THE SYNOD has rebelled against being asked to approve legislation on detailed matters of fees before discussing the principle.

It adjourned a first-consideration debate on the Draft Ecclesiastical Fees (Amendment) Measure, after hearing complaints about centralisation, focused on a proposal to make fees payable to the diocese rather than the parish priest. John Freeman (Chester) urged the Synod: "Stop centralising everything: it's a bad habit the Government has got into, and the Church should not get into."

The Revd Bill Henwood (York) sought a full debate on the principles. "This Measure is not just a matter of tweaking of fees. It is root-and-branch reform -- a matter of ministry and pastoral mission of the Church." Canon Simon Killwick (Manchester) moved adjournment. It was wrong that the Synod should be looking at just one part of an issue that affected every parish and its interface, he said.

Bishop Packer urged the Synod to resist adjournment. But the procedural motion was carried by 135 to 110, with 12 abstentions.

The Synod went on to approve a change in the law giving bishops more room for manoeuvre in allowing local ecumenical projects to dispense with Anglican-rite communion services on principal festivals; but with the proviso, proposed by the Archbishop of Canterbury, that the bishop must have regard to the laity's duty to receive communion in the C of E.

After lunch, the Synod moved on to debate a motion from Durham diocesan synod calling for the "expeditious preparation" of a eucharistic prayer to meet the pastoral needs of children. It was amended by Canon David Bird (Peterborough) to "eucharistic prayers" -- more than one.

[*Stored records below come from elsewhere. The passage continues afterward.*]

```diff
@@ -396,19 +477,44 @@
                 const int Lj = __shfl_sync(FULL, L, j);
                 const int hoj = __shfl_sync(FULL, it.hit_off, j);
                 const int inr = __shfl_sync(FULL, (int)in_round, j);
+                if (s < total) {
+                    PK[ARENA + s] = j;
+                    if (inr && r < Lj && hoj >= 0) cp_async4(&PK[s], &a.hit_idx[hoj + r]);
+                    else PK[s] = -1;
+                }
+            }
+            cp_async_wait_all();
+            __syncwarp();
+#pragma unroll 1
+            for (int s = lane; s < total; s += 32) {
+                const int pi = PK[s];
+                if (pi >= 0) {
+                    cp_async8(&A0[s], &a.rec[pi].phi);
+                    cp_async8(&A1[s], &a.rec[pi].rho);
+                    cp_async8(&A2[s], &a.rec[pi].alpha);
+                    cp_async8(&A3[s], &a.tan[pi].t_right);
+                    cp_async8(&PD[s], &a.tan[pi].t_left);
+                }
+            }
+            cp_async_wait_all();
+            __syncwarp();
+#pragma unroll 1
+            for (int s0 = 0; s0 < total; s0 += 32) {
+                const int s = s0 + lane;
+                const int j = s < total ? PK[ARENA + s] : 0;
                 Beam bj;
                 bj.d = shfl_f64(bm.d, j);
                 bj.right = shfl_f64(bm.right, j);
                 bj.left = shfl_f64(bm.left, j);
                 bj.straddle = bj.right > bj.left;
-                if (s < total && inr && r < Lj && hoj >= 0) {
-                    const int pi = a.hit_idx[hoj + r];
-                    const ParticleTan tn = a.tan[pi];
+                if (s < total && PK[s] >= 0) {
+                    ParticleRec rc;
+                    rc.phi = A0[s]; rc.rho = A1[s]; rc.alpha = A2[s];
                     double rho;
                     bool rh, lh;
-                    exact_hit(a.rec + pi, bj, rho, rh, lh);
-                    A0[s] = rh ? bj.right : tn.t_right;
-                    A1[s] = lh ? bj.left : tn.t_left;
+                    exact_hit(&rc, bj, rho, rh, lh);
+                    A0[s] = rh ? bj.right : A3[s];
+                    A1[s] = lh ? bj.left : __longlong_as_double((long long)PD[s]);
                     A2[s] = rho;
                 }
             }
@@ -423,6 +529,8 @@
                 });
             }
             __syncwarp();
+            if (!fetched) next_chunk();
+            PHASE(PH_FILL);
 
             if (in_round) {
 #pragma unroll 1
@@ -478,6 +586,7 @@
                 n_claim = P;
                 double ratio_hard = ((ep_max - ep_min) - claimed_total) / a.div_rad;
                 ratio_hard = ratio_hard < 0 ? 0 : (ratio_hard > 1 ? 1 : ratio_hard);
+                PHASE_MARK();
 
                 if (P > 0) {
                     const double beta_0 = 1 * 1e-06 / LSS_PI;
@@ -516,6 +625,8 @@
                     else n_pulses = P + 1;
                 }
             }
+            PHASE_SPLIT(PH_CLAIM, PH_PULSES);
+            if (!fetched) next_item();
 
             int np_mine = 0;
             if (n_pulses > 0) {
@@ -563,6 +674,7 @@
             const int pex = pincl - np_mine;
             const int ptotal = __shfl_sync(FULL, pincl, 31);
             __syncwarp();
+            PHASE(PH_SWEEP);
             {
                 const float step = (float)((120 + ctau) / (double)(LSS_M_EXT - 1));
                 const float ctau_f = (float)ctau;
@@ -627,6 +739,7 @@
                 if (v > best) { best = v; kbest = PK[2 * off + r]; }
             }
             __syncwarp();
+            PHASE(PH_EVAL);
 
             if (n_pulses > 0) {
                 const double max_i = a.sensor->max_intensity[ch];
@@ -652,7 +765,9 @@
                 out_i = (float)ci;
             }
             __syncwarp();
-        }
+            PHASE(PH_STORE);
+        }
+        if (!fetched) { next_chunk(); next_item(); }
 
         if (active) {
             if (out_l != 0.0f) {
@@ -673,7 +788,11 @@
             const unsigned sum = __reduce_add_sync(mb, on ? (unsigned)att_new_i : 0u);
             if (on && lane == __ffs(mb) - 1) atomicAdd(&a.att_sum[b], (unsigned long long)sum);
         }
-    }
+        PHASE(PH_STORE);
+        tile = nxt;
+        it = nx;
+    }
+    PHASE_FLUSH();
 }
 
 }
@@ -696,6 +815,24 @@
     return LSS_OK;
 }
 
+extern "C" lss_status lss_debug_solve_phases(lss_engine *e, int reset, uint64_t *h_out, int n)
+{
+    if (!e || (h_out && n < LSS_DEBUG_SOLVE_PHASE_WORDS)) return LSS_ERR_INVALID_ARG;
+#ifdef LSS_SOLVE_PHASE_CLOCKS
+    DeviceGuard g(e->device);
+    LSS_CUDA_CHECK(e, cudaDeviceSynchronize());
+    if (h_out) LSS_CUDA_CHECK(e, cudaMemcpyFromSymbol(h_out, g_solve_phase, sizeof(g_solve_phase)));
+    if (reset) {
+        static const unsigned long long zero[LSS_DEBUG_SOLVE_PHASE_WORDS] = {};
+        LSS_CUDA_CHECK(e, cudaMemcpyToSymbol(g_solve_phase, zero, sizeof(zero)));
+    }
+    return LSS_OK;
+#else
+    (void)reset;
+    return lss_fail(e, LSS_ERR_INVALID_ARG, "lss_debug_solve_phases: the library was built without -DLSS_SOLVE_PHASE_CLOCKS");
+#endif
+}
+
 cudaError_t lss_launch_scan(lss_engine *e, const DevArgs &a, cudaStream_t stream)
 {
     return lss_launch(e, k_scan, (unsigned)((a.n_wtiles + SNOW_WARPS - 1) / SNOW_WARPS), SNOW_TPB, 0, stream, a);
```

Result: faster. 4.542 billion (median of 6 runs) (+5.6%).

The Synod went on to debate mental health, and call for improved services and support for people with mental-health problems. It hoped that the operation of the Mental Health Act would be carefully monitored, and also drew attention to the needs of people in the criminal justice system. It welcomed the recognition of the spiritual needs of the mentally ill and noted with concern the rising incidence of mental distress among young people.

Finally, the Synod took note of a report on the Anglican Covenant. In a wide-ranging debate, concerns were expressed about the form the discipline process took in the latest draft of the Covenant, and the burden that it would place on the Archbishop of Canterbury.


But Dr Williams commented: "In some circumstances, it can be a saving of energy rather than otherwise, if you know what you can't do or what you're supposed to do rather than being endlessly at the mercies of fantasies and projections about what an Archbishop of Canterbury ought to do."